#### PROVIDED MATERIAL ####
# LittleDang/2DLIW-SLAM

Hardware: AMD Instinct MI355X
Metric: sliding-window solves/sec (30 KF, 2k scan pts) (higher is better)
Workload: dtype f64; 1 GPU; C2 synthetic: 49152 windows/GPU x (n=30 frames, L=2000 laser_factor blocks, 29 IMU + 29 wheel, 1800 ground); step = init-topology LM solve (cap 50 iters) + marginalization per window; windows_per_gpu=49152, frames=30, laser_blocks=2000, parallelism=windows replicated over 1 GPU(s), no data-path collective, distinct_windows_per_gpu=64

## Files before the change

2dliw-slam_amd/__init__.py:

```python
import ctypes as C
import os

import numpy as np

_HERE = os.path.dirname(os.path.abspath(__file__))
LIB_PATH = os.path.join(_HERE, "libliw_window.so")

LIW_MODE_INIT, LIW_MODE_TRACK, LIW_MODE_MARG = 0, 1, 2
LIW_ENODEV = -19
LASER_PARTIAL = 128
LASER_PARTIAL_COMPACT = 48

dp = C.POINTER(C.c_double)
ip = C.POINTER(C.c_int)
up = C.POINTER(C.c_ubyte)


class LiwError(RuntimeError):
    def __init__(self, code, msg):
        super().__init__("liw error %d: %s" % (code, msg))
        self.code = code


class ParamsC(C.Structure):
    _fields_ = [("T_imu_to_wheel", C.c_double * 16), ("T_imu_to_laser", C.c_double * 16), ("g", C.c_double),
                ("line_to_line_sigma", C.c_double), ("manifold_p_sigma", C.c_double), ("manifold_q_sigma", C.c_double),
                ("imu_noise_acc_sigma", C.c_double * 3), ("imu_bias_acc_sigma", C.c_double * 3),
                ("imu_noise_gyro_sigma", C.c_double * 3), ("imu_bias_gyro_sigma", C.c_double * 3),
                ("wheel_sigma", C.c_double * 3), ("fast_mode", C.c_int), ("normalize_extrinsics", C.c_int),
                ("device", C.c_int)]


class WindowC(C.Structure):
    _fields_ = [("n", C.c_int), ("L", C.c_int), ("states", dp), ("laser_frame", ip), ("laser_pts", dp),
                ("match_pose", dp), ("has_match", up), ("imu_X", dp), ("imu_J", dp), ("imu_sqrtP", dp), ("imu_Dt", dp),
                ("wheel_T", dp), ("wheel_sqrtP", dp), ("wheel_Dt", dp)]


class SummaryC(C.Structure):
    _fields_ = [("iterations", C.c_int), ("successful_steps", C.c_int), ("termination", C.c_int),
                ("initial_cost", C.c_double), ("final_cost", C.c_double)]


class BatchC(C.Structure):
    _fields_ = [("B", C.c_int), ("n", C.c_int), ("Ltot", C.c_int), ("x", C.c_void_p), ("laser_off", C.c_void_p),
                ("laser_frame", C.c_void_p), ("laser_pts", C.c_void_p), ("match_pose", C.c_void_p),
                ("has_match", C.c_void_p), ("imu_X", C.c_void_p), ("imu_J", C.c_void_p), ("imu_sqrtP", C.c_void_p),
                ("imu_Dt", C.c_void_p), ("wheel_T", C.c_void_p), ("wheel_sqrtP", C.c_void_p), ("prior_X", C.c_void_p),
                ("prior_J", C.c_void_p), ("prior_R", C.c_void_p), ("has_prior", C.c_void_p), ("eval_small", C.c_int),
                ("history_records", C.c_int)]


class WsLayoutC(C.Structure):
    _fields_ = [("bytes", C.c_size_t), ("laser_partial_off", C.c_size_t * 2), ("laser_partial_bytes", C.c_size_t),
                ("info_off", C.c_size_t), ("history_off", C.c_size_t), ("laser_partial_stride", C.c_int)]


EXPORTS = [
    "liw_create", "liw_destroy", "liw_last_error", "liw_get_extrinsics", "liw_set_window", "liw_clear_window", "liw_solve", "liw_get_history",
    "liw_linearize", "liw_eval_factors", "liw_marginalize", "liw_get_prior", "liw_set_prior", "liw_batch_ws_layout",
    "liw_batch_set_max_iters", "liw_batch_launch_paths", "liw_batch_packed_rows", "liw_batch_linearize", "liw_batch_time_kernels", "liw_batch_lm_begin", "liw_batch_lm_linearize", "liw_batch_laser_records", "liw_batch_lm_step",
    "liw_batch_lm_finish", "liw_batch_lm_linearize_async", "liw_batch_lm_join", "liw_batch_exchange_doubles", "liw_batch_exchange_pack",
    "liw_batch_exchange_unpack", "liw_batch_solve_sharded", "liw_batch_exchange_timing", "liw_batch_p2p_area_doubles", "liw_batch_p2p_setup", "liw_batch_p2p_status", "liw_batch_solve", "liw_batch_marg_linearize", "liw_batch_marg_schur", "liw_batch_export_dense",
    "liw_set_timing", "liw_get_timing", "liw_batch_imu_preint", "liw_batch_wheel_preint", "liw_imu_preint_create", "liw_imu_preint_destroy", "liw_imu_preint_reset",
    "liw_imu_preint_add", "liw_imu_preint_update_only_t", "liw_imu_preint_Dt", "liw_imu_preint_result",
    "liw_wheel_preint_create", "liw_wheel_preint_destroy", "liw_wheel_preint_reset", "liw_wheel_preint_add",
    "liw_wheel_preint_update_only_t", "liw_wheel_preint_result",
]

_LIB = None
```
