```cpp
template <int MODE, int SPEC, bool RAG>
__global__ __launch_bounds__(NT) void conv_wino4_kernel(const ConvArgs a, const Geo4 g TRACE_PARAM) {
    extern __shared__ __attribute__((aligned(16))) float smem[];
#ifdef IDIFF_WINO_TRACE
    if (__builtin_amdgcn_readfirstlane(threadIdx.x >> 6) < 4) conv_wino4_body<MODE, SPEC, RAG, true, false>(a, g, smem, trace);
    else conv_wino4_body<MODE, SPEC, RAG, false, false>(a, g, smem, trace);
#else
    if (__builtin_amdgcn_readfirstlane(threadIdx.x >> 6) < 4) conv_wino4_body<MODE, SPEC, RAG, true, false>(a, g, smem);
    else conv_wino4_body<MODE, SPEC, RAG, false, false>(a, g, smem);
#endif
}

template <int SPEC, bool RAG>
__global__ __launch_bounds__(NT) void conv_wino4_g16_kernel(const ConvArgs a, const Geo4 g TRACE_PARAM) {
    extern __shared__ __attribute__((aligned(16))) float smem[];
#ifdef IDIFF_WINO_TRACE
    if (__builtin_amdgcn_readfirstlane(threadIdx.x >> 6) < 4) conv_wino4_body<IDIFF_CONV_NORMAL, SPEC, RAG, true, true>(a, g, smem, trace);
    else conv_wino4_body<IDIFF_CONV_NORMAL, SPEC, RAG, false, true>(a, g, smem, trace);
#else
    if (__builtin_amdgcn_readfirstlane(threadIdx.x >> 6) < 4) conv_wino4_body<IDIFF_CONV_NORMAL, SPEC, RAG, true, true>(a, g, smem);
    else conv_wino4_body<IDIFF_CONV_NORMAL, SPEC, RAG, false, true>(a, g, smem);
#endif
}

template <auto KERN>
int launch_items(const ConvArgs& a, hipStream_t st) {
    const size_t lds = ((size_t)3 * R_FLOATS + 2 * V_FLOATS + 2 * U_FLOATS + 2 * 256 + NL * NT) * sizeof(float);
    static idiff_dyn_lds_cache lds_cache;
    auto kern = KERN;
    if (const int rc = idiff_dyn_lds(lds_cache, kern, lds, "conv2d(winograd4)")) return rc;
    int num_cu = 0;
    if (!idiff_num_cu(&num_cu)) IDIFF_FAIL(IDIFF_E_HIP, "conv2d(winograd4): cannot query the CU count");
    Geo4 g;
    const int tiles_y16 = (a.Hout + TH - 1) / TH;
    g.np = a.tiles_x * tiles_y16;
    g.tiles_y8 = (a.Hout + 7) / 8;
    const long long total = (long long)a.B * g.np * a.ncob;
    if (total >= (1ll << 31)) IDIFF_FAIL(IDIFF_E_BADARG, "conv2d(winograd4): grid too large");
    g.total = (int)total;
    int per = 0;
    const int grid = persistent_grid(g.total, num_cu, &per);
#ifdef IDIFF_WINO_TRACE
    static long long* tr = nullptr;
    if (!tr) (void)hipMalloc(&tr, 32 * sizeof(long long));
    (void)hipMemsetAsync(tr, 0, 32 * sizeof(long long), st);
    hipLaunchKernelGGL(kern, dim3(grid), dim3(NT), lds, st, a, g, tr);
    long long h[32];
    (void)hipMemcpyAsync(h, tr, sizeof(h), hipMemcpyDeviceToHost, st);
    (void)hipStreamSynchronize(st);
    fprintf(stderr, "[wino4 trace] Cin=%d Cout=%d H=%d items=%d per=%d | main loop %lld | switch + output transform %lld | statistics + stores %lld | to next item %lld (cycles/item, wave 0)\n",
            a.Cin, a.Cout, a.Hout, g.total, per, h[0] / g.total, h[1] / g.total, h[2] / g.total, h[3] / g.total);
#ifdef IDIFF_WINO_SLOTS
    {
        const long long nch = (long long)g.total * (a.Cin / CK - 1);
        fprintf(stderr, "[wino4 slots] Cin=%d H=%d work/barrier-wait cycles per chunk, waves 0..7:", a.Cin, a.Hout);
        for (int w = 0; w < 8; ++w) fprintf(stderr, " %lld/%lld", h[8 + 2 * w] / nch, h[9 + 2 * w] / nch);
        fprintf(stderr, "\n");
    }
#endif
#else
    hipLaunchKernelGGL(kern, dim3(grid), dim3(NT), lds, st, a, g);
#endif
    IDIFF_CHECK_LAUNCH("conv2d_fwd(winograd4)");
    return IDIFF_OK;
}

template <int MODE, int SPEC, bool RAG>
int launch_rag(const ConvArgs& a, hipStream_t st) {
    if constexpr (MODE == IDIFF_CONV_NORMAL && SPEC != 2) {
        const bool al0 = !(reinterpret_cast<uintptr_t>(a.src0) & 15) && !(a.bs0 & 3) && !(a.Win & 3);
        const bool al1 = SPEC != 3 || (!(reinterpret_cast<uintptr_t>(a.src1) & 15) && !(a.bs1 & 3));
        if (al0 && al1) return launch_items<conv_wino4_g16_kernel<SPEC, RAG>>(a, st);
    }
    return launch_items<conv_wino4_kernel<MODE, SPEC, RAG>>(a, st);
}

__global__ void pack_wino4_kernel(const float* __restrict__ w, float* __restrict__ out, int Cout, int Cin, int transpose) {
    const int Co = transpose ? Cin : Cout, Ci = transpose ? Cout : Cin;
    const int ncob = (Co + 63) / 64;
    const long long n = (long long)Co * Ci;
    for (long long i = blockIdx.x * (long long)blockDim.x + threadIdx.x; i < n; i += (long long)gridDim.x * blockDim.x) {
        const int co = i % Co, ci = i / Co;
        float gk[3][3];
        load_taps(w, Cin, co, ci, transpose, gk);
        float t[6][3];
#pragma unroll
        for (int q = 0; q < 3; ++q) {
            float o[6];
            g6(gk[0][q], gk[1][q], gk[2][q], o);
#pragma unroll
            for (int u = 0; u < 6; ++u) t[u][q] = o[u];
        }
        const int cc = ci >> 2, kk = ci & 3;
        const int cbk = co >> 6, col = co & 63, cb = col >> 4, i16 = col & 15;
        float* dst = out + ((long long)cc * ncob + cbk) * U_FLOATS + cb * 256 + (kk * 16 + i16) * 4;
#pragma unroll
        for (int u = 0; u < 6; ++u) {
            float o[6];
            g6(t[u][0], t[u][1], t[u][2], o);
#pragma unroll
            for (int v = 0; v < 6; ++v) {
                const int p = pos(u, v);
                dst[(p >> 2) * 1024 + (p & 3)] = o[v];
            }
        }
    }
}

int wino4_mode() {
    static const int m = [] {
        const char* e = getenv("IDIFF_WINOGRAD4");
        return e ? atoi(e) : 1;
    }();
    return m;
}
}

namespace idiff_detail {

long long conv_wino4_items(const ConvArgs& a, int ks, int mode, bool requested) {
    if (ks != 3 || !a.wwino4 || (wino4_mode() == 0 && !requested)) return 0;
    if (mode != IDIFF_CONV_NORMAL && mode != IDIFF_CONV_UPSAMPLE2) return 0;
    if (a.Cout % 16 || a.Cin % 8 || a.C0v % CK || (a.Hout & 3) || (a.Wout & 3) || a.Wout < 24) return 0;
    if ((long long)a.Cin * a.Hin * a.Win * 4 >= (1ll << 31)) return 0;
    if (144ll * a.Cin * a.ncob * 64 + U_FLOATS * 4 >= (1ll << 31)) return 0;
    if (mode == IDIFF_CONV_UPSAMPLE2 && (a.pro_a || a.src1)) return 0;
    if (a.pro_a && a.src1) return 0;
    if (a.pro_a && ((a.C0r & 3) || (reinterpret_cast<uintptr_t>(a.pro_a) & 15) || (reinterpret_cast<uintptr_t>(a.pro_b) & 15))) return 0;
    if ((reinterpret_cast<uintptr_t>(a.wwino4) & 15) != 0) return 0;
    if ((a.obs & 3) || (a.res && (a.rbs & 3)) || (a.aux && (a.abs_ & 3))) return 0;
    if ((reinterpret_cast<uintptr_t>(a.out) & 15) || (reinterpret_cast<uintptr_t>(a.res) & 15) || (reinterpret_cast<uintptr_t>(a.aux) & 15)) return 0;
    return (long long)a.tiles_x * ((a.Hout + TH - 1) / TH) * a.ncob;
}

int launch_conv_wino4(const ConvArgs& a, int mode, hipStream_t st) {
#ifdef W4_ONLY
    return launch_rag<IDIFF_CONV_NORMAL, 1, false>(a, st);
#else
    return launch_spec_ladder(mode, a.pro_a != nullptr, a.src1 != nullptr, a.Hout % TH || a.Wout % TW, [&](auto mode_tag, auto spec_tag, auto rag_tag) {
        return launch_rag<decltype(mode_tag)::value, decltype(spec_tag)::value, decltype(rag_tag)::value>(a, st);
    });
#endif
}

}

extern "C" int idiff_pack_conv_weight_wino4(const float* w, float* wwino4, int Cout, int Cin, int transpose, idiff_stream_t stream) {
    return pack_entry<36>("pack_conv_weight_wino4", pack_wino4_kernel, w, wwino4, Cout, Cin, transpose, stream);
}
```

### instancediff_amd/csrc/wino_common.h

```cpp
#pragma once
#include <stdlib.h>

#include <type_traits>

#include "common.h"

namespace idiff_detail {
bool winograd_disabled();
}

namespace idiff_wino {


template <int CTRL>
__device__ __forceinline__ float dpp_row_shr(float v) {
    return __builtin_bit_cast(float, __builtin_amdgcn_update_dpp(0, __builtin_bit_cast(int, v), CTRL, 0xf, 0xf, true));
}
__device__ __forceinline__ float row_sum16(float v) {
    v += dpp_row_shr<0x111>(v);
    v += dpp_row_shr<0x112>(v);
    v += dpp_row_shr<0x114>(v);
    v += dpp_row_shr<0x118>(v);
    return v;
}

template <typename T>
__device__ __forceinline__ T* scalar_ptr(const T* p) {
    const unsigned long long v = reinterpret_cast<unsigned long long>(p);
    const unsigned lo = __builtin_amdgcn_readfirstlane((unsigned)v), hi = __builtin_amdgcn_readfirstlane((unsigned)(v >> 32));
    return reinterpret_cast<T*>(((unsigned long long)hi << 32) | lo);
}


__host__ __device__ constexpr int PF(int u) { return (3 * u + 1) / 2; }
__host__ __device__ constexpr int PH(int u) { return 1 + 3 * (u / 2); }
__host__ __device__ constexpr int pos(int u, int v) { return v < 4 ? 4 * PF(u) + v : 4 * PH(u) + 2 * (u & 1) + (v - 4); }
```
####
Retype the listing above, word for word, from its first line to the line containing "Metric: sliding-window solves/sec", both ends included.

PROBLEM SOLUTION -
# LittleDang/2DLIW-SLAM

Hardware: AMD Instinct MI355X
Metric: sliding-window solves/sec (30 KF, 2k scan pts) (higher is better)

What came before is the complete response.